The C++ compiler under VC 2005 has been updated with a number of significant enhancements which should be of interest even to C# developers that interface with C++ developed libraries.

The feature I wish to highlight is interoperability support provided by C++. In 2003 the functionality was simply know as IJW “It just works”. In VC 2005 the nomenclature “It Just Works” still applies but to distinguish the new features from its predecessor it has been dubbed formally as “C++ Interop”.

This technology allows programmers to intermingle managed & unmanaged code with the ability to call native functions directly, all without having to add any additional code. Through the judicious use of #pragma (un)managed, the developer can selectively decide on a function by function basis which are managed & which are native. Mixed and native code assemblies alike can be compiled using the /clr compiler switch. This will provide accessibility to the .NET platform as well as enabling interoperability support. This degree of flexibility should be enough to entice most programmers but there is more.

When used correctly “C++ Interop” can be considered a performance enhancement feature.

In many computationally intensive tasks, it may make sense to have the core functions compiled native, while the rest of the code is compiled managed. The reality is that native code will always have a shorter execution time than managed code. This is by no means a condemnation of managed code. The CLR provides an abundant set of features but all those runtime activities such as garbage collection (GC) consume CPU cycles which translate into a performance cost.

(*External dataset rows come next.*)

template <int N, int ORDER = -1, bool SIZED = false, bool SHAPE_ROWS = false>
__device__ __forceinline__ void ecFastBody(const BatchView &batch, const MsdfHipGlyph *glyphs, int width, int height, int tilesX, int tilesPerGlyph,
          const float *src, float *out, uint8_t *stencilOut, const MsdfHipConfig &cfg, const EcGlyphParams *glyphParams, EcCandidate *cands, unsigned seg,
          int maxEdges, const int *corners, const unsigned blockId, int *smemFast, const int sinkSlots = 0, const int sinkSlot = 0, const int32_t *__restrict__ dims = NULL) {
    const GlyphWork wk = decodeItem(blockId, batch.nGlyphs, tilesPerGlyph);
    if (!wk.valid)
        return;
    const int boxW = SIZED ? MSDF_UNIFORM(dims[2*wk.g]) : width, boxH = SIZED ? MSDF_UNIFORM(dims[2*wk.g+1]) : height;
    if (SIZED && ((wk.tile%tilesX)*TILE >= boxW || (wk.tile/tilesX)*TILE >= boxH))
        return;
    float *halo = reinterpret_cast<float *>(smemFast);
    int *verdictLds = reinterpret_cast<int *>(halo+EC_HALO*EC_HALO*N);
    int *itemCount = verdictLds+WAVE;
    unsigned short *queue = reinterpret_cast<unsigned short *>(itemCount+4);
    unsigned short *protectQueue = queue+EC_QUEUE_CAP;
    struct TexelClass {
        float dev;
        unsigned cls;
    };
    TexelClass *classLds = reinterpret_cast<TexelClass *>(queue+EC_QUEUE_CAP)-EC_HALO*EC_HALO;
    static_assert((EC_QUEUE_CAP*sizeof(unsigned short))%sizeof(TexelClass) == 0 && EC_QUEUE_CAP*sizeof(unsigned short) >= EC_HALO*EC_HALO*sizeof(TexelClass)
                  && 2*WAVE >= EC_HALO*EC_HALO && WAVE%EC_HALO == 4 && WAVE/EC_HALO == 6, "classLds overlays the queue's tail; the halo is staged in two rounds");
    const int lane = threadIdx.x;
    const MsdfHipGlyph gd = glyphs[wk.g];
    EcParams p;
    p.t = loadXform(gd);
    p.minDeviationRatio = cfg.min_deviation_ratio;
    p.minImproveRatio = cfg.min_improve_ratio;
    constexpr bool FOLD = ORDER == 1 && !SIZED;
    p.mode = FOLD ? (int) EC_MODE_EDGE_PRIORITY : cfg.ec_mode, p.distanceCheck = FOLD ? (int) EC_CHECK_AT_EDGE : cfg.ec_distance_check;
    p.overlap = cfg.overlap_support, p.stageLimit = 0;
    const EcGlyphParams gp = glyphParams[wk.g];
    p.hSpan = gp.hSpan, p.vSpan = gp.vSpan, p.dSpan = gp.dSpan, p.texelX = gp.texelX, p.texelY = gp.texelY;
    p.radiusH = gp.radiusH, p.radiusV = gp.radiusV, p.radiusD = gp.radiusD;
    const int tx = wk.tile%tilesX, ty = wk.tile/tilesX;

    const bool lazy = ORDER < 0 ? ecLazyProtect(p) : ORDER != 0;
    bool cornerTexel = false;
    if (p.mode == EC_MODE_EDGE_PRIORITY && !lazy)
        cornerTexel = ecTileCornerTexel(corners+2*(size_t) gp.cornerBegin, gp.nCorners, tx, ty, boxH, gd.flip, lane);

    const ptrdiff_t rowStep = (ptrdiff_t) boxW*N;
    const ptrdiff_t origin = SIZED ? ((ptrdiff_t) wk.g*width*height+(ptrdiff_t) (ty*TILE-1)*boxW+tx*TILE-1)*N : (((ptrdiff_t) wk.g*height+ty*TILE-1)*width+tx*TILE-1)*N;
    const int hr0 = lane/EC_HALO, hc0 = lane-hr0*EC_HALO;
    const ptrdiff_t laneStep0 = hr0*rowStep+hc0*N;
    constexpr bool VOTE = ORDER >= 0 && !SIZED && !SHAPE_ROWS;
    constexpr bool INDEXED = VOTE;
    constexpr float EC_MED3_BOUND = 0x1p100f;
    bool objection = false;
    MSDF_UNROLL
    for (int round = 0; round < 2; ++round) {
        const int idx = lane+round*WAVE;
        const bool wrap = round && hc0+WAVE%EC_HALO >= EC_HALO;
        const int hc = hc0+round*(WAVE%EC_HALO)-(wrap ? EC_HALO : 0), hr = hr0+round*(WAVE/EC_HALO)+(wrap ? 1 : 0);
        const ptrdiff_t laneStep = laneStep0+round*((WAVE/EC_HALO)*rowStep+(WAVE%EC_HALO)*N)+(wrap ? rowStep-EC_HALO*N : 0);
        if (idx < EC_HALO*EC_HALO) {
            const int hx = tx*TILE+hc-1, hy = ty*TILE+hr-1;
            unsigned cls = 0;
            if (hx >= 0 && hy >= 0 && hx < boxW && hy < boxH) {
                const float *t = src+(origin+laneStep);
                float tv[N];
                for (int ch = 0; ch < N; ++ch)
                    tv[ch] = t[ch], halo[idx*N+ch] = tv[ch];
                if (VOTE)
                    objection = objection || !(fabsf(tv[0]) < EC_MED3_BOUND && fabsf(tv[1]) < EC_MED3_BOUND && fabsf(tv[2]) < EC_MED3_BOUND);
                classLds[idx].dev = ecTexelDeviation(tv);
                cls = ecTexelClassWord(tv);
            }
            classLds[idx].cls = cls;
        }
    }
    if (lane < 2)
        itemCount[lane] = 0;
    waveSync();

    const int lx = lane&(TILE-1), ly = lane>>3;
    const int x = tx*TILE+lx, yn = ty*TILE+ly;
    const bool inside = x < boxW && yn < boxH;
    int st = 0;
    const bool classify = inside;
    Neighbourhood nb;
    const int centre = (ly+1)*EC_HALO+lx+1;
    MSDF_UNROLL
    for (int dy = -1; dy <= 1; ++dy) {
        MSDF_UNROLL
        for (int dx = -1; dx <= 1; ++dx) {
            const TexelClass tc = classLds[centre+dy*EC_HALO+dx];
            nb.dev[dy+1][dx+1] = tc.dev, nb.cls[dy+1][dx+1] = tc.cls;
        }
    }
    waveSync();
    unsigned findMask = 0, protectMask = 0;
    const bool hwMedian = VOTE && __ballot(objection) == 0;
    if (classify) {
        MSDF_UNROLL
        for (int dy = -1; dy <= 1; ++dy) {
            MSDF_UNROLL
            for (int dx = -1; dx <= 1; ++dx) {
                const float *t = halo+(centre+dy*EC_HALO+dx)*N;
                nb.v[dy+1][dx+1][0] = t[0], nb.v[dy+1][dx+1][1] = t[1], nb.v[dy+1][dx+1][2] = t[2];
            }
        }
        if (p.mode == EC_MODE_EDGE_PRIORITY && !lazy) {
            if (cornerTexel)
                st |= EC_PROTECTED;
            if (!(st&EC_PROTECTED))
                protectMask = texelProtectMask(nb, p);
        } else if (p.mode == EC_MODE_EDGE_ONLY)
            st |= EC_PROTECTED;
        findMask = hwMedian ? texelCandidateMask<VOTE>(nb) : texelCandidateMask<false>(nb);
    }
    if (p.mode == EC_MODE_EDGE_PRIORITY && !lazy)
        ecAppendWave<EC_PROTECT_MASK, EC_PROTECT_TESTS, EC_PROTECT_MASK>(protectQueue, itemCount+1, protectMask, lane);
    ecAppendWave<EC_FIND_MASK, EC_FIND_TESTS, EC_FIND_LINEAR>(queue, itemCount, findMask, lane);
    verdictLds[lane] = (st&EC_PROTECTED) ? 0x100 : 0;
    waveSync();

    const auto sweep = [&](auto hwmedTag) {
    constexpr bool HWMED = decltype(hwmedTag)::value;
    if (!lazy) {
        ecRunProtectQueue<N, HWMED>(halo, protectQueue, itemCount[1], verdictLds, lane, SHAPE_ROWS && gd.flip);
        waveSync();
    }

    const int nItems = itemCount[0];
    const auto runItems = [&](auto orderTag, const int orderArg) {
        constexpr int CORDER = decltype(orderTag)::value;
        const int order = CORDER >= 0 ? CORDER : orderArg;
        for (int base = 0; base < nItems; base += WAVE) {
            const int it = base+lane;
            if (it >= nItems)
                continue;
            const unsigned item = queue[it];
            const int s = item&63, k = ecItemBit(item)>>2, jp = ecItemBit(item)&3;
            const int word = verdictLds[s];
            if (order == EC_ORDER_LAZY_HELD && (word&(0x100|EC_V_HELD)) != (0x100|EC_V_HELD))
                continue;
            const int sx = s&(TILE-1), sy = s>>3;
            const int dx = ecNeighbourDx(k), dy = ecNeighbourDy(k);
            const float *c = halo+((sy+1)*EC_HALO+sx+1)*N, *n = halo+((sy+1+dy)*EC_HALO+sx+1+dx)*N;
            const float *hb = halo+((sy+1)*EC_HALO+sx+1+dx)*N, *vc = halo+((sy+1+dy)*EC_HALO+sx+1)*N;
            CandidateSink sink;
            sink.header = reinterpret_cast<unsigned *>(cands);
            sink.segment = sinkSlots > 0 ? cands+ecHeaderRecords(sinkSlots)+(size_t) sinkSlot*seg : cands+ecHeaderRecords(batch.nGlyphs)+(size_t) wk.g*seg;
            sink.seg = seg, sink.g = sinkSlots > 0 ? sinkSlot : wk.g;
            sink.texel = (unsigned) (SIZED ? (size_t) wk.g*width*height+(size_t) (ty*TILE+sy)*boxW+tx*TILE+sx : ((size_t) wk.g*height+ty*TILE+sy)*width+tx*TILE+sx);
            const int v = evaluatePair<HWMED, INDEXED, (FOLD || CORDER == EC_ORDER_EAGER) ? CORDER : -1>(c, n, hb, vc, p, (word&0x100) != 0, gd.flip, k, jp, sink, order);
            if (v && order != EC_ORDER_LAZY_HELD)
                atomicOr(&verdictLds[s], v);
        }
    };
    if constexpr (ORDER < 0)
        runItems(EcConstant<int, -1>(), lazy ? EC_ORDER_LAZY : EC_ORDER_EAGER);
    else if constexpr (ORDER == 1)
        runItems(EcConstant<int, EC_ORDER_LAZY>(), EC_ORDER_LAZY);
    else
        runItems(EcConstant<int, EC_ORDER_EAGER>(), EC_ORDER_EAGER);
    waveSync();

    const bool need = lazy && inside && ecNeedsProtection(verdictLds[lane]);
    if (__ballot(need)) {
        __asm__ volatile("" ::: "memory");
        const EcGlyphParams gl = glyphParams[wk.g];
        EcParams pr = p;
        pr.radiusH = gl.radiusH, pr.radiusV = gl.radiusV, pr.radiusD = gl.radiusD;
        cornerTexel = ecTileCornerTexel(corners+2*(size_t) gl.cornerBegin, gl.nCorners, tx, ty, boxH, gd.flip, lane);
        unsigned roundMask = 0;
        if (need) {
            if (cornerTexel)
                verdictLds[lane] |= 0x100;
            else {
                Neighbourhood nd;
                MSDF_UNROLL
                for (int dy = -1; dy <= 1; ++dy) {
                    MSDF_UNROLL
                    for (int dx = -1; dx <= 1; ++dx) {
                        const int nx = x+dx, ny = yn+dy;
// ... 22 lines not shown
                runItems(EcConstant<int, -1>(), EC_ORDER_LAZY_HELD);
            else
                runItems(EcConstant<int, EC_ORDER_LAZY_HELD>(), EC_ORDER_LAZY_HELD);
        }
    }
    };
    if (hwMedian)
        sweep(EcConstant<bool, true>());
    else
        sweep(EcConstant<bool, false>());

    if (!inside)
        return;
    const int verdict = verdictLds[lane];
    if ((verdict&0x100) || (ecHasBasePass(p) && p.distanceCheck == EC_CHECK_AT_EDGE))
        st |= EC_PROTECTED;
    if (verdict&EC_V_ERROR)
        st |= EC_ERROR;
    const size_t texel = SIZED ? (size_t) wk.g*width*height+(size_t) yn*boxW+x : ((size_t) wk.g*height+yn)*width+x;
    const float *in = halo+((ly+1)*EC_HALO+lx+1)*N;
    float v[N];
    for (int i = 0; i < N; ++i)
        v[i] = in[i];
    if (st&EC_ERROR) {
        const float m = medianf(v[0], v[1], v[2]);
        v[0] = m, v[1] = m, v[2] = m;
    }
    float *px = out+gd.out_offset+(ptrdiff_t) gd.row_stride*yn+(ptrdiff_t) N*x;
    for (int i = 0; i < N; ++i)
        px[i] = v[i];
    if (stencilOut)
        stencilOut[stencilIndex(texel, yn, boxW, boxH, cfg.stencil_y_down)] = (uint8_t) st;
}
template <int N, bool LAZY, bool SHAPE_ROWS = false>
__global__ void __launch_bounds__(WAVE, MSDF_EC_FAST_WAVES_PER_SIMD)
k_ec_fast(BatchView batch, const MsdfHipGlyph *glyphs, int width, int height, int tilesX, int tilesPerGlyph,
          const float *src, float *out, uint8_t *stencilOut, MsdfHipConfig cfg, const EcGlyphParams *glyphParams, EcCandidate *cands, unsigned seg,
          int maxEdges, const int *corners) {
    extern __shared__ int smemFast[];
    static_assert(!(LAZY && SHAPE_ROWS), "the lazy order's protection round pairs texels along the bitmap's rows");
    ecFastBody<N, LAZY ? 1 : 0, false, SHAPE_ROWS>(batch, glyphs, width, height, tilesX, tilesPerGlyph, src, out, stencilOut, cfg, glyphParams, cands, seg, maxEdges, corners, blockIdx.x, smemFast);
}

Data Marshalling is by far one the most costly aspects of native & managed interoperability. In C#, marshaling is done implicitly by the CLR when P/Invoke is called upon. At runtime P/Invoke uses a very robust mechanism for ensuring proper type transformations. In the C/C++ spirit of “programming to the metal”, C++ Interop simply copies across the native/managed boundary blittable types. It is up to the programmer to determine if such action is safe and appropriate for the given types. If customized marshaling is required it must be explicitly provided by the programmer. These decisions can be made on a call by call basis which isn’t possible under P/Invoke.

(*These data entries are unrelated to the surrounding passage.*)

#ifndef HSR_LAST_DEC
#define HSR_LAST_DEC 1e-6f
#endif
#ifndef HSR_LS_FAR
#define HSR_LS_FAR 1e-4f
#endif
#ifndef HSR_LS_REL_FAR
#define HSR_LS_REL_FAR 0.05f
#endif
#ifndef HSR_LS_REL
#define HSR_LS_REL 1e-2f
#endif
#ifndef HSR_SKIN
#define HSR_SKIN 0.01f
#endif
#ifdef HSR_PHASE_TIMING
__device__ __forceinline__ unsigned long long stamp_() {
    unsigned long long t;
    __builtin_amdgcn_sched_barrier(0);
    asm volatile("s_memtime %0\n\ts_waitcnt lgkmcnt(0)" : "=s"(t) :: "memory");
    __builtin_amdgcn_sched_barrier(0);
    return t;
}
#define DBGCNT(i, v) do { dc_[i] += (v); } while (0)
#define ENV_STAMP(slot, e, val) do {} while (0)
#define PHASE_T0() unsigned long long dc_[4] = {0, 0, 0, 0}; unsigned int pt_v_ = 0; const unsigned int pt_lane_ = __builtin_amdgcn_mbcnt_hi(~0u, __builtin_amdgcn_mbcnt_lo(~0u, 0u)); unsigned long long t_prev_ = stamp_(); const unsigned long long t_first_ = t_prev_, r_first_ = __builtin_amdgcn_s_memrealtime()
#define PHASE(idx) do { const unsigned long long t_now_ = stamp_(); const unsigned int acc_ = (unsigned int)__builtin_amdgcn_readfirstlane((int)((unsigned int)__builtin_amdgcn_readlane((int)pt_v_, (idx)) + (unsigned int)(t_now_ - t_prev_))); asm volatile("v_writelane_b32 %0, %1, %2" : "+v"(pt_v_) : "s"(acc_), "i"(idx)); t_prev_ = t_now_; } while (0)
#define PHASE_FLUSH() do { if (blockIdx.x < 8192 && pt_lane_ < 32) { unsigned long long *bt_ = s.phase_cyc + 32 + 40 * blockIdx.x; bt_[8 + pt_lane_] = (unsigned long long)pt_v_; if (pt_lane_ < 26) atomicAdd(&s.phase_cyc[pt_lane_], (unsigned long long)pt_v_); } if (tid == 0) { if (blockIdx.x < 8192) { unsigned long long *bt_ = s.phase_cyc + 32 + 40 * blockIdx.x; bt_[4] = dc_[0]; bt_[5] = dc_[1]; bt_[6] = dc_[2]; bt_[7] = dc_[3]; bt_[0] = r_first_; bt_[1] = __builtin_amdgcn_s_memrealtime(); bt_[2] = __builtin_amdgcn_s_getreg(63492); bt_[3] = __builtin_amdgcn_s_getreg(63508); } atomicAdd(&s.phase_cyc[26], stamp_() - t_first_); atomicAdd(&s.phase_cyc[27], __builtin_amdgcn_s_memrealtime() - r_first_); } } while (0)
#elif defined(HSR_BLOCK_LIFE)
#define PHASE_T0() unsigned long long dc_[4] = {0, 0, 0, 0}; const unsigned long long r_first_ = __builtin_amdgcn_s_memrealtime()
#define DBGCNT(i, v) do { dc_[i] += (v); } while (0)
#define PHASE(idx) do {} while (0)
#define PHASE_FLUSH() do { if (tid == 0 && blockIdx.x < 8192) { unsigned long long *bt_ = s.phase_cyc + 32 + 40 * blockIdx.x; bt_[0] = r_first_; bt_[1] = __builtin_amdgcn_s_memrealtime(); bt_[4] = dc_[0]; bt_[5] = dc_[1]; bt_[6] = dc_[2]; bt_[7] = dc_[3]; } } while (0)
#define ENV_STAMP(slot, e, val) do { if ((e) < 8192) s.phase_cyc[32 + 40 * 4096 + 8192 * (slot) + (e)] = (val); } while (0)
#else
#define PHASE_T0() do {} while (0)
#define ENV_STAMP(slot, e, val) do {} while (0)
#define DBGCNT(i, v) do {} while (0)
#define PHASE(idx) do {} while (0)
#define PHASE_FLUSH() do {} while (0)
#endif
#ifdef HSR_MPR_PROFILE
#define HSR_SUBPROF 1
#endif
#ifndef HSR_SUBPROF
#define HSR_SUBPROF 0
#endif
#define PHASE_S(n, idx) do { if constexpr (HSR_SUBPROF == (n)) { PHASE(idx); } } while (0)
#define PHASE_K(idx) PHASE_S(0, idx)
#define PHASE_M(idx) PHASE_S(1, idx)
template <int CTRL, bool ZERO_OOB> __device__ __forceinline__ float dpp_f(float v) {
    return __builtin_bit_cast(float, __builtin_amdgcn_mov_dpp(__builtin_bit_cast(int, v), CTRL, 0xf, 0xf, ZERO_OOB));
}
template <int CTRL, bool ZERO_OOB> __device__ __forceinline__ int dpp_i(int v) { return __builtin_amdgcn_update_dpp(0, v, CTRL, 0xf, 0xf, ZERO_OOB); }
__device__ __forceinline__ int rl_(int v, int lane) { return __builtin_amdgcn_readlane(v, lane); }
template <int L0, int L1> __device__ __forceinline__ int pick32_(int v) { const int a = rl_(v, L0), b = rl_(v, L1); return (threadIdx.x & 32) ? b : a; }
template <int G, int LANE> __device__ __forceinline__ float gbcast(float v) {
    if constexpr (G == 16) return dpp_f<0x150 + LANE, true>(v);
    else return __builtin_bit_cast(float, pick32_<LANE, 32 + LANE>(__builtin_bit_cast(int, v)));
}
template <int G> struct BcSrc { float lo, hi; };
template <int G> __device__ __forceinline__ BcSrc<G> bc_prepare(float v) {
    BcSrc<G> r;
    if constexpr (G == 32) {
        const unsigned u = __builtin_bit_cast(unsigned, v);
        const auto sw = __builtin_amdgcn_permlane16_swap(u, u, false, false);
        r.lo = __builtin_bit_cast(float, (unsigned)sw[0]); r.hi = __builtin_bit_cast(float, (unsigned)sw[1]);
    } else { r.lo = v; r.hi = v; }
    return r;
}
template <int G, int LANE, bool FIRST = false> __device__ __forceinline__ void fmac_bcast(float &acc, float t, const BcSrc<G> &src) {
    const float sv = (G == 32 && LANE >= 16) ? src.hi : src.lo;
    if constexpr (FIRST) asm volatile("s_nop 1\n\tv_fmac_f32_dpp %0, %1, %2 row_newbcast:%3 row_mask:0xf bank_mask:0xf" : "+v"(acc) : "v"(sv), "v"(t), "n"(LANE % 16));
    else asm volatile("v_fmac_f32_dpp %0, %1, %2 row_newbcast:%3 row_mask:0xf bank_mask:0xf" : "+v"(acc) : "v"(sv), "v"(t), "n"(LANE % 16));
}
template <int G, int LANE, int FIRST_LANE> constexpr bool bc_first() { return LANE == FIRST_LANE || (G == 32 && LANE == 16 && FIRST_LANE < 16); }
template <int G, int LANE> __device__ __forceinline__ float gbcast_after_asm(float v) {
    if constexpr (G == 16) {
        float r;
        asm volatile("s_nop 1\n\tv_mov_b32_dpp %0, %1 row_newbcast:%2 row_mask:0xf bank_mask:0xf" : "=v"(r) : "v"(v), "n"(LANE));
        return r;
    } else return gbcast<G, LANE>(v);
}
template <int G> __device__ __forceinline__ float gsum(float v) {
    asm volatile("" : "+v"(v));
    v += dpp_f<0x128, true>(v); v += dpp_f<0x124, true>(v); v += dpp_f<0x122, true>(v); v += dpp_f<0x121, true>(v);
    if constexpr (G == 16) return v;
    else {
        const unsigned u = __builtin_bit_cast(unsigned, v);
        const auto sw = __builtin_amdgcn_permlane16_swap(u, u, false, false);
        return __builtin_bit_cast(float, (unsigned)sw[0]) + __builtin_bit_cast(float, (unsigned)sw[1]);
    }
}
__device__ __forceinline__ int gsum6_index(int c) { return ((c >> 3) & 1) + 2 * ((c >> 2) & 1) + 4 * ((c >> 1) & 1); }
template <int G> __device__ __forceinline__ float gsum6_packed(const float (&p)[6], int c) {
    float x[6];
#pragma unroll
    for (int q = 0; q < 6; q++) x[q] = p[q] + dpp_f<0x128, true>(p[q]);
    const bool h8 = c & 8, h4 = c & 4, h2 = c & 2;
    float r0 = h8 ? x[1] : x[0], r1 = h8 ? x[3] : x[2], r2 = h8 ? x[5] : x[4];
    r0 += dpp_f<0x141, true>(r0); r1 += dpp_f<0x141, true>(r1); r2 += dpp_f<0x141, true>(r2);
    float z0 = h4 ? r1 : r0, z1 = r2;
    z0 += dpp_f<0x1B, true>(z0); z1 += dpp_f<0x1B, true>(z1);
    float w = h2 ? z1 : z0;
    w += dpp_f<0xB1, true>(w);
    if constexpr (G == 32) {
        const unsigned u = __builtin_bit_cast(unsigned, w);
        const auto sw = __builtin_amdgcn_permlane16_swap(u, u, false, false);
        w = __builtin_bit_cast(float, (unsigned)sw[0]) + __builtin_bit_cast(float, (unsigned)sw[1]);
    }
    return w;
}
template <int G> __device__ __forceinline__ int gscan_incl(int v, int c) {
    v += dpp_i<0x111, true>(v); v += dpp_i<0x112, true>(v); v += dpp_i<0x114, true>(v); v += dpp_i<0x118, true>(v);
    if constexpr (G == 16) return v;
    else { const int first = pick32_<15, 47>(v); return (threadIdx.x & 16) ? v + first : v; }
}
template <int G> __device__ __forceinline__ int gor(int v) {
    v |= dpp_i<0x128, true>(v); v |= dpp_i<0x124, true>(v); v |= dpp_i<0x122, true>(v); v |= dpp_i<0x121, true>(v);
    if constexpr (G == 16) return v;
    else { const auto sw = __builtin_amdgcn_permlane16_swap((unsigned)v, (unsigned)v, false, false); return (int)(sw[0] | sw[1]); }
}
template <int G> __device__ __forceinline__ int gmax(int v) {
    { const int t = dpp_i<0x128, true>(v); v = t > v ? t : v; } { const int t = dpp_i<0x124, true>(v); v = t > v ? t : v; }
    { const int t = dpp_i<0x122, true>(v); v = t > v ? t : v; } { const int t = dpp_i<0x121, true>(v); v = t > v ? t : v; }
    if constexpr (G == 16) return v;
    else { const auto sw = __builtin_amdgcn_permlane16_swap((unsigned)v, (unsigned)v, false, false); const int a = (int)sw[0], b = (int)sw[1]; return a > b ? a : b; }
}
template <int G> __device__ __forceinline__ int wave_or_groups(int v) {
    if constexpr (G == 16) return rl_(v, 0) | rl_(v, 16) | rl_(v, 32) | rl_(v, 48); else return rl_(v, 0) | rl_(v, 32);
}
template <int G> __device__ __forceinline__ int wave_max_groups(int v) {
    if constexpr (G == 16) { const int a = rl_(v, 0), b = rl_(v, 16), c = rl_(v, 32), d = rl_(v, 48); const int x = a > b ? a : b, y = c > d ? c : d; return x > y ? x : y; }
    else { const int a = rl_(v, 0), b = rl_(v, 32); return a > b ? a : b; }
}
template <int G> __device__ __forceinline__ int glast(int v) {
    if constexpr (G == 16) return dpp_i<0x15F, false>(v); else return pick32_<31, 63>(v);
}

C++ Type	.NET Framework Type	Blittable
`bool`	`System.Boolean`	N
`signed char`	`System.SByte`	Y
`unsigned char`	`System.Byte`	Y
`wchar_t`	`System.Char`	N
`double, long double`	`System.Double`	Y
`Float`	`System.Single`	Y
`int, signed int, long, signed long`	`System.Int32`	Y
`unsigned int, unsigned long`	`System.UInt32`	Y
`__int64, signed __int64`	`System.Int64`	Y
`Unsigned __int64`	`System.UInt64`	Y
`short, signed short`	`System.Int16`	Y
`Unsigned short`	`System.UInt16`	Y

You still need to exhibit care when using any interoperability technique. Special compiler/linker transitions sequences, called “thunks”, are called each time a program traverses from managed to unmanaged code regardless of the language it was developed under. Interfaces should be designed carefully around this fact. Running chatty interfaces or in other words loops around thunks can be very expensive in terms of performance.

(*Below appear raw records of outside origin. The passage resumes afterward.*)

#include "lqr_kernels.h"
#include "options.h"
#include "mfma_bf16x3.h"
#include "wave_ldlt8.h"
#include "wave_ldlt8_pair.h"
#include "wave_ops.h"

namespace tfmpc {

namespace {

constexpr int N = 16, M = 8, D = 24;
using f32x4 = bf3::f32x4;

__device__ __forceinline__ f32x4 mfma(float a, float b, f32x4 c)
{
    return __builtin_amdgcn_mfma_f32_16x16x4f32(a, b, c, 0, 0, 0);
}

__device__ __forceinline__ float readlane(float v, int lane)
{
    return __builtin_bit_cast(float, __builtin_amdgcn_readlane(__builtin_bit_cast(int, v), lane));
}

using namespace bf3;

constexpr int kMs = 0;
constexpr int kKs = 256;
constexpr int kVt = 512;
constexpr int kVtLd = 20;
constexpr int kSweepFloats = kVt + 16 * kVtLd;
constexpr int kZs = 0;
constexpr int kZld = 26;
#ifndef TFMPC_LQR_TC
#define TFMPC_LQR_TC 52
#endif
constexpr int kTC = TFMPC_LQR_TC;
constexpr int kRolloutFloats = kZs + (kTC + 1) * kZld + 6;
constexpr int kLdsFloats = kSweepFloats > kRolloutFloats ? kSweepFloats : kRolloutFloats;
static_assert(kLdsFloats % 4 == 0, "slices are 16-byte aligned (pair_src, the 16-byte accesses of the sweep)");
#ifndef TFMPC_LQR_RING
#define TFMPC_LQR_RING 4
#endif
constexpr int kRing = TFMPC_LQR_RING;
static_assert(kTC % kRing == 0, "a chunk must hold whole turns of the gain ring");

template <int CTRL>
__device__ __forceinline__ float dpp(float v)
{
    return __builtin_bit_cast(float, __builtin_amdgcn_update_dpp(0, __builtin_bit_cast(int, v), CTRL, 0xF, 0xF, false));
}
constexpr int kDppXor1 = 0xB1;
constexpr int kDppXor2 = 0x4E;
constexpr int kDppHalfMirror = 0x141;

#define TFMPC_GLOBAL __attribute__((address_space(1)))
using gbytes = TFMPC_GLOBAL char *;
__device__ __forceinline__ gbytes uniform_base(const float *p)
{
    gbytes g = (gbytes)p;
    asm("" : "+s"(g));
    return g;
}
__device__ __forceinline__ unsigned here(unsigned &off)
{
    asm volatile("" : "+v"(off));
    return off;
}
template <class V>
__device__ __forceinline__ V gload(gbytes base, unsigned &off) { return *reinterpret_cast<const TFMPC_GLOBAL V *>(base + here(off)); }
template <class V>
__device__ __forceinline__ void gstore(gbytes base, unsigned &off, V v) { *reinterpret_cast<TFMPC_GLOBAL V *>(base + here(off)) = v; }
__device__ __forceinline__ int pinned(int v)
{
    asm("" : "+v"(v));
    return v;
}
typedef float f32x4_lds __attribute__((ext_vector_type(4), aligned(8)));
typedef float f32x4_any __attribute__((ext_vector_type(4), aligned(4)));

One of the effects of using the /clr switch during compilation is the creation of two entry points in the object module, one managed & one native. Depending upon the relationship between the caller & the called, your code could be subjected to double thunking.

You can do this easily by making a few seemingly innocuous choices while integrating your native & managed libraries. For starters you decide to compile all your modules using the /clr compiler switch to make life easier, at least that is what you thought. Secondly, you decide to keep using the dllexport for exposing various functions. You have just created an environment perfect for double thunking. The dllexport mechanism is native by design therefore if your caller is managed a thunk is performed to native types. The second unwanted thunk occurs if you happen to be calling a managed function in your mixed-mode assembly. If the called is managed your code will need to thunk again to managed in order to make the function call. The lesson learnt is never use the /clr switch across all modules without considering the caller/called relationship.

Per Microsoft MSDN

Double thunking refers to the loss of performance you can experience when a function call in a managed context calls a Visual C++ managed function and where program execution calls the function's native entry point in order to call the managed function.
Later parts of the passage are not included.